Records from a collection:
________________________________________

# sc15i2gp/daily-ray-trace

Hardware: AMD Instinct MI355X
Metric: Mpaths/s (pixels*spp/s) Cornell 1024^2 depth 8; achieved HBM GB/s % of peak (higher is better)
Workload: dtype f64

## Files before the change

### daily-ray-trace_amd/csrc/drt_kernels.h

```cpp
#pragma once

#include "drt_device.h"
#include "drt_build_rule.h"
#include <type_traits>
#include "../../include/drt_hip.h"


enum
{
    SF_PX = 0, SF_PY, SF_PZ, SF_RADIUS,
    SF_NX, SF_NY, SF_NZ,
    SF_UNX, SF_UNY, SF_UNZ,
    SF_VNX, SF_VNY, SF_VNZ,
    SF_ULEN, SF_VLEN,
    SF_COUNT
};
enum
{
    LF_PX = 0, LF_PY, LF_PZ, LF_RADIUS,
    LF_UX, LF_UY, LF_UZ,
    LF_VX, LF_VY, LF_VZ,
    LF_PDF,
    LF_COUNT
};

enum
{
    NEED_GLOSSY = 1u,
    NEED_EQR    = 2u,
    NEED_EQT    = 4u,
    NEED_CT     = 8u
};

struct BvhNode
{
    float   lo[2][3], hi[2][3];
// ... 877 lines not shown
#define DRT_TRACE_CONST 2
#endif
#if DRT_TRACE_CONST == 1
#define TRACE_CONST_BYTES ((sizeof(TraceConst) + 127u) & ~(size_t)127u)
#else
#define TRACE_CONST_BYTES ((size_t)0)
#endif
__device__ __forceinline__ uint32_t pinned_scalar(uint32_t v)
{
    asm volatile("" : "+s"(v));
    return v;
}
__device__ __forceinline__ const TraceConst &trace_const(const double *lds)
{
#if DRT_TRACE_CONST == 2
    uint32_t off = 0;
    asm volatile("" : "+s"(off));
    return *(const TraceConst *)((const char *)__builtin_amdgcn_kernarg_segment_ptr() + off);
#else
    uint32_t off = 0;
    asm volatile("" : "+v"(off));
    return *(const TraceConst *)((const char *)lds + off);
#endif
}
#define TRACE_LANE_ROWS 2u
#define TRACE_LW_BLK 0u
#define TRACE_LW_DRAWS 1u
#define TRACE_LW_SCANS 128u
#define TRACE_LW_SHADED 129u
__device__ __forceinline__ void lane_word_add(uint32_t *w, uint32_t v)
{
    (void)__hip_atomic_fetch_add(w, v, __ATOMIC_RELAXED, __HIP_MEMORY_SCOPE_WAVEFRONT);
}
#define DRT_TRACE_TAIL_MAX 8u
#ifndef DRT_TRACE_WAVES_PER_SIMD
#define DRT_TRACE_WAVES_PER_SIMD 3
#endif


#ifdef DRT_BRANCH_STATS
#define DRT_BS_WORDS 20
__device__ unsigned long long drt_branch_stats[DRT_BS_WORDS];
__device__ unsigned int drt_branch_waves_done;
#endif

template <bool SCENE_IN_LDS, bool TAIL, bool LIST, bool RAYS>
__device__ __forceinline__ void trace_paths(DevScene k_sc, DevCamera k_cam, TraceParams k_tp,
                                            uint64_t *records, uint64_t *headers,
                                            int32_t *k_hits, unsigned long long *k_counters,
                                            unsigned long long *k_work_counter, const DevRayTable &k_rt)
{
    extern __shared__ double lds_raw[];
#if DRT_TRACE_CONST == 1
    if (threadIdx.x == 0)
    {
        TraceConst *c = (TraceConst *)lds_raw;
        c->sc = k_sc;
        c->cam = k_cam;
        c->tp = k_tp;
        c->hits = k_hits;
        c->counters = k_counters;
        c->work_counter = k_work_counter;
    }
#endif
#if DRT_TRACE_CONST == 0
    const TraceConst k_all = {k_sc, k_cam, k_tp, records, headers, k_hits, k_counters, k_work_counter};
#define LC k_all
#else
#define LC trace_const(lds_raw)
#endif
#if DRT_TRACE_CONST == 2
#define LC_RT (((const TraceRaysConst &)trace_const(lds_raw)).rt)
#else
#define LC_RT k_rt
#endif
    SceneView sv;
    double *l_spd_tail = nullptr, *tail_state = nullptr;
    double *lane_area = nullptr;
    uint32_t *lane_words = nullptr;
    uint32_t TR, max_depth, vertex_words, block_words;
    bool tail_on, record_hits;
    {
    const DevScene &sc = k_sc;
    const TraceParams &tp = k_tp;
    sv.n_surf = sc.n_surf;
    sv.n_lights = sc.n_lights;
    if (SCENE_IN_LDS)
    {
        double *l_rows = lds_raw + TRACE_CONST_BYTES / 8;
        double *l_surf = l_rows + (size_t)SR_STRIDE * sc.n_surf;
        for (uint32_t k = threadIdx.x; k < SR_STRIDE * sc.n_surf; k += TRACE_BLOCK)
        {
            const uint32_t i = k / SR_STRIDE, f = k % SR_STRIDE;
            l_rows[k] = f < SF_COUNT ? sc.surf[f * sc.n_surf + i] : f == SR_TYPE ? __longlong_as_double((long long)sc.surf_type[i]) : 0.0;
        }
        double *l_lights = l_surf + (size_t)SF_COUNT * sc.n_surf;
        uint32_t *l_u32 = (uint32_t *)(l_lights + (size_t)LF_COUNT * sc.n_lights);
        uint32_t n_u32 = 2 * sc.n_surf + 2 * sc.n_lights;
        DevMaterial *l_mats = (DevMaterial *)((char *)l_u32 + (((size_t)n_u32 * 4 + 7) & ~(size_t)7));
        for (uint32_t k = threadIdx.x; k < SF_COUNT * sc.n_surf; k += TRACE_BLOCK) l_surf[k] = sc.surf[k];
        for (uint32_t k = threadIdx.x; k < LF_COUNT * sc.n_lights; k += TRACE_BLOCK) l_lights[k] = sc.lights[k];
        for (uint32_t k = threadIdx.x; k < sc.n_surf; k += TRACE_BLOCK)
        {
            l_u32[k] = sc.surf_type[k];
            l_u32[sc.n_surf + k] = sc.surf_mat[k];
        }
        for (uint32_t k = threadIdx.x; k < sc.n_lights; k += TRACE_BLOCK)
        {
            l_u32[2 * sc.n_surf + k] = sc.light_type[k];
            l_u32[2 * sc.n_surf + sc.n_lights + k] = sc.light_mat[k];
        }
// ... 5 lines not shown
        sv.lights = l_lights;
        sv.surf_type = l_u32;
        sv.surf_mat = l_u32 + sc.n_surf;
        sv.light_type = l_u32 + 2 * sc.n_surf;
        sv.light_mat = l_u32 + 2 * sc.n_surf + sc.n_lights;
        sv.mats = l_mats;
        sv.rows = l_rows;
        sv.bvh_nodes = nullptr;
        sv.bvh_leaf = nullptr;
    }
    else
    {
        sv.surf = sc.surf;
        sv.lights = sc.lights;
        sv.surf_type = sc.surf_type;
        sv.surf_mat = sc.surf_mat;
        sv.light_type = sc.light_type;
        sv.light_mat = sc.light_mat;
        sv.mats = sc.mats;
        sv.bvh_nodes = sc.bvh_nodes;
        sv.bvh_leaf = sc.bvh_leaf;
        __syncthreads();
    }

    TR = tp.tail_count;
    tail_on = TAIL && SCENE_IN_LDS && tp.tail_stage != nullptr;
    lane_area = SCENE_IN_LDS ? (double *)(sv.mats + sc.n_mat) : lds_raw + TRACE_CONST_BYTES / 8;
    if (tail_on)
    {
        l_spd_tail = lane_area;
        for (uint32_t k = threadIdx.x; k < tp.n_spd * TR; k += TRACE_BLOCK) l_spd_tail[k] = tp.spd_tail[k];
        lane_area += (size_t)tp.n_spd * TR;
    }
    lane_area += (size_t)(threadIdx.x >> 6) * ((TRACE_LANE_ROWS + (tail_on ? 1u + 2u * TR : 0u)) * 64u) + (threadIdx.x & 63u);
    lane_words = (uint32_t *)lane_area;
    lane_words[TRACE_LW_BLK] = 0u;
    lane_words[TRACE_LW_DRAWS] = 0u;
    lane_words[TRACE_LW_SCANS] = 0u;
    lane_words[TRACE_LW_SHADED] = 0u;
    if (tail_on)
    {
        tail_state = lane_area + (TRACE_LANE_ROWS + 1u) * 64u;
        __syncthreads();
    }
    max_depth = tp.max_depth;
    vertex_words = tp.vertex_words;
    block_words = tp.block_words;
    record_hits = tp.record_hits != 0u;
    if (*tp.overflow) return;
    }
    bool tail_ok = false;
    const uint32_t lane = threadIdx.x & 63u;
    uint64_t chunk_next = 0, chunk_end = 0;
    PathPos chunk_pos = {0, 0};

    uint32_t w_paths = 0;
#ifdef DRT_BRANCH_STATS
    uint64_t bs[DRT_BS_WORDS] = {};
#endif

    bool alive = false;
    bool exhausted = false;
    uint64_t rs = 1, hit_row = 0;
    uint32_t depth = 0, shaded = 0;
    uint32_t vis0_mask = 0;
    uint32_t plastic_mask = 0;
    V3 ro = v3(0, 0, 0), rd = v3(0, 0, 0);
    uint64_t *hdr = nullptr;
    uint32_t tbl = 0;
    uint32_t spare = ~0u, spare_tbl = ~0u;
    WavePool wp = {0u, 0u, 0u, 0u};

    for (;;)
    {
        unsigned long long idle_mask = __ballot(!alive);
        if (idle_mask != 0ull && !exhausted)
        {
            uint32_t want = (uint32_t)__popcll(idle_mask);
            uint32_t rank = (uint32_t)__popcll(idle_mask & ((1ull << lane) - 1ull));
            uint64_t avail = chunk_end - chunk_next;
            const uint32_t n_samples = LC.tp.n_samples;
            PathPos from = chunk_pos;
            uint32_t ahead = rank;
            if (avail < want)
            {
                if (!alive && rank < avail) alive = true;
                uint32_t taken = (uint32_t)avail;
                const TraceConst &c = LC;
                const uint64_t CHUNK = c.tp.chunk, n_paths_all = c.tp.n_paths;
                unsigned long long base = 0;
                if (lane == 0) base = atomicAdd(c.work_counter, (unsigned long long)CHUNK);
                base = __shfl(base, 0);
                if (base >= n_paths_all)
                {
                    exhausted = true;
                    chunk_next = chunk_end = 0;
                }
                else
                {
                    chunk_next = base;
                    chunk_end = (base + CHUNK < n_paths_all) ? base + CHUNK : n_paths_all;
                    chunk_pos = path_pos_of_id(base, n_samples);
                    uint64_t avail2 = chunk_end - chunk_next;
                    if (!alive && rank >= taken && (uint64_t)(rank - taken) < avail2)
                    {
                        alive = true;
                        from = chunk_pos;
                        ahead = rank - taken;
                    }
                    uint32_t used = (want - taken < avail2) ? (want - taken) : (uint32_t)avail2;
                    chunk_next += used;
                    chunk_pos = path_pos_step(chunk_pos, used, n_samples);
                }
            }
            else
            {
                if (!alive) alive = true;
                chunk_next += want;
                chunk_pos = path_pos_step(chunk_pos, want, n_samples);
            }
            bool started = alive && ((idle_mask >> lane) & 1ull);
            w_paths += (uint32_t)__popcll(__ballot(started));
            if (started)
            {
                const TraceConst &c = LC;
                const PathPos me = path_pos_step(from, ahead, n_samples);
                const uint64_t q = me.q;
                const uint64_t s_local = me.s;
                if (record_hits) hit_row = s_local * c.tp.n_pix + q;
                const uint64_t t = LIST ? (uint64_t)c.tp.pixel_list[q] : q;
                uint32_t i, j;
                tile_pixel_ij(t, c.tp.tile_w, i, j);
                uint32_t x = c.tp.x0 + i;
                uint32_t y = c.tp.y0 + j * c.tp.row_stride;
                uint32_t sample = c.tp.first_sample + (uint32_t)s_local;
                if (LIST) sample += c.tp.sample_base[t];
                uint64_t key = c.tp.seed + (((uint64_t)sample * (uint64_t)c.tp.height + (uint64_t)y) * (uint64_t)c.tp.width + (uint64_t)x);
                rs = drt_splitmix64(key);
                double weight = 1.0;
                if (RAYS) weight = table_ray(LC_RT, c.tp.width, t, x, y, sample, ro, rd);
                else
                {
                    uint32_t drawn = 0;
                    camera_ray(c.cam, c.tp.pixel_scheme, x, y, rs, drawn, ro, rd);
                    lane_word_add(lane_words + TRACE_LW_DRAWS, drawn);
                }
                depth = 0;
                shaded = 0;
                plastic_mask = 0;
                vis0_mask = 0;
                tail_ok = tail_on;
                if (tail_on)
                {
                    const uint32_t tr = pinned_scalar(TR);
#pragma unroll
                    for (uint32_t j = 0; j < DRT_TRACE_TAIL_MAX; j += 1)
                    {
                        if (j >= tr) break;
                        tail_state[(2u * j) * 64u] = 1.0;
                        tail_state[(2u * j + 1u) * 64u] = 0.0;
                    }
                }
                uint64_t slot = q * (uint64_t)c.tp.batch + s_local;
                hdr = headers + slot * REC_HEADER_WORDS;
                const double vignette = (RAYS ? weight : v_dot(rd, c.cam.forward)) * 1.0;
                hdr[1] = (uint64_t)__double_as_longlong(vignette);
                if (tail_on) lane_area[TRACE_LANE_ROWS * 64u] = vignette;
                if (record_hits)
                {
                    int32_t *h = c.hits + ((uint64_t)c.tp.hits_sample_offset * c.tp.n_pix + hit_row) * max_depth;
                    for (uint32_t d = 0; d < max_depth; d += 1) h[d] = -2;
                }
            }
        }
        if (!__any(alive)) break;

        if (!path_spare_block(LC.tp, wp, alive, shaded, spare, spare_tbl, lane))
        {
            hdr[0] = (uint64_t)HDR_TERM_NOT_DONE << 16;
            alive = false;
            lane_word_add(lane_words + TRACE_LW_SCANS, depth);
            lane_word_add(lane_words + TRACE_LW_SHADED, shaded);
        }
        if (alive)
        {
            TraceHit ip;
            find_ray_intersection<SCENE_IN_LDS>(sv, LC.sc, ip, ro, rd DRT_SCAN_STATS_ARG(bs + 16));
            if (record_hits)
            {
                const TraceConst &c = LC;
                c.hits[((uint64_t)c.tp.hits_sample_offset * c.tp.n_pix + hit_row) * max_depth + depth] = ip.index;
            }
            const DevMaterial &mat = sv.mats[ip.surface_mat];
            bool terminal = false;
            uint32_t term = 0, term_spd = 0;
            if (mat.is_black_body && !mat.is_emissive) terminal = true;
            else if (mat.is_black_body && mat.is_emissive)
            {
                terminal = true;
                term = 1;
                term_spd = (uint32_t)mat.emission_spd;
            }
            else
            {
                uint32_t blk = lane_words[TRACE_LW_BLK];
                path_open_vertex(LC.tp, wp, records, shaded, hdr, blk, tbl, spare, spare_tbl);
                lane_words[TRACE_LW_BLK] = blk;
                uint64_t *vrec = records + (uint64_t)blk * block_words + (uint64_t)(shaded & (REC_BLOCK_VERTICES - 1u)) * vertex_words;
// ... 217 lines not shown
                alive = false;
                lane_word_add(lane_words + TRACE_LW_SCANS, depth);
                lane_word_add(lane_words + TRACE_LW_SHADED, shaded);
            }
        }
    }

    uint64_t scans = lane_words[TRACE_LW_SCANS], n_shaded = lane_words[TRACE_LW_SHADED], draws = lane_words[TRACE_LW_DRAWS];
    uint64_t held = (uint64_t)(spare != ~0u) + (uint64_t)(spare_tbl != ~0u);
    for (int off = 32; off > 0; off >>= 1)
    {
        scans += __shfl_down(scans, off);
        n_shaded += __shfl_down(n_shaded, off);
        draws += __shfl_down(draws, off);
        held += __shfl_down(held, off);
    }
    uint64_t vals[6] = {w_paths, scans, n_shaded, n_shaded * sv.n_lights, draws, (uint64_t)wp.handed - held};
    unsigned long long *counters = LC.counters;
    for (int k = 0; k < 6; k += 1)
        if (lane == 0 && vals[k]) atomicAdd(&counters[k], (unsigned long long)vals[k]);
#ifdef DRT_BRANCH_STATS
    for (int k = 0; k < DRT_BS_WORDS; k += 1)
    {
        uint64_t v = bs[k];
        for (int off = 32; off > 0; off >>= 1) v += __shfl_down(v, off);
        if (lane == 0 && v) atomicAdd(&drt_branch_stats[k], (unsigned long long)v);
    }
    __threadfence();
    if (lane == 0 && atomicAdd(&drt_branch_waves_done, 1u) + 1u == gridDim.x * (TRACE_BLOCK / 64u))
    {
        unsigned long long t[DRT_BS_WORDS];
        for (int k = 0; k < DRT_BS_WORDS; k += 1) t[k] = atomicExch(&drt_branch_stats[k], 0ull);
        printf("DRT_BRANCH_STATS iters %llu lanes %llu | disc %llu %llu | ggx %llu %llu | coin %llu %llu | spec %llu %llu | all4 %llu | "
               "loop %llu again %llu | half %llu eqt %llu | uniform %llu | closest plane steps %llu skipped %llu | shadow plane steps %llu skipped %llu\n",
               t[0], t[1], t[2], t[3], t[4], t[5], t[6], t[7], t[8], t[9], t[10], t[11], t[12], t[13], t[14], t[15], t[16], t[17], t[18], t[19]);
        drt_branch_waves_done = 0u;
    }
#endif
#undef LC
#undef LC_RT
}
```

________________________________________

Look over the entries above and count the lines where the word "exhausted" appears, then report only that count.

__RESULT OF THIS EXERCISE__
3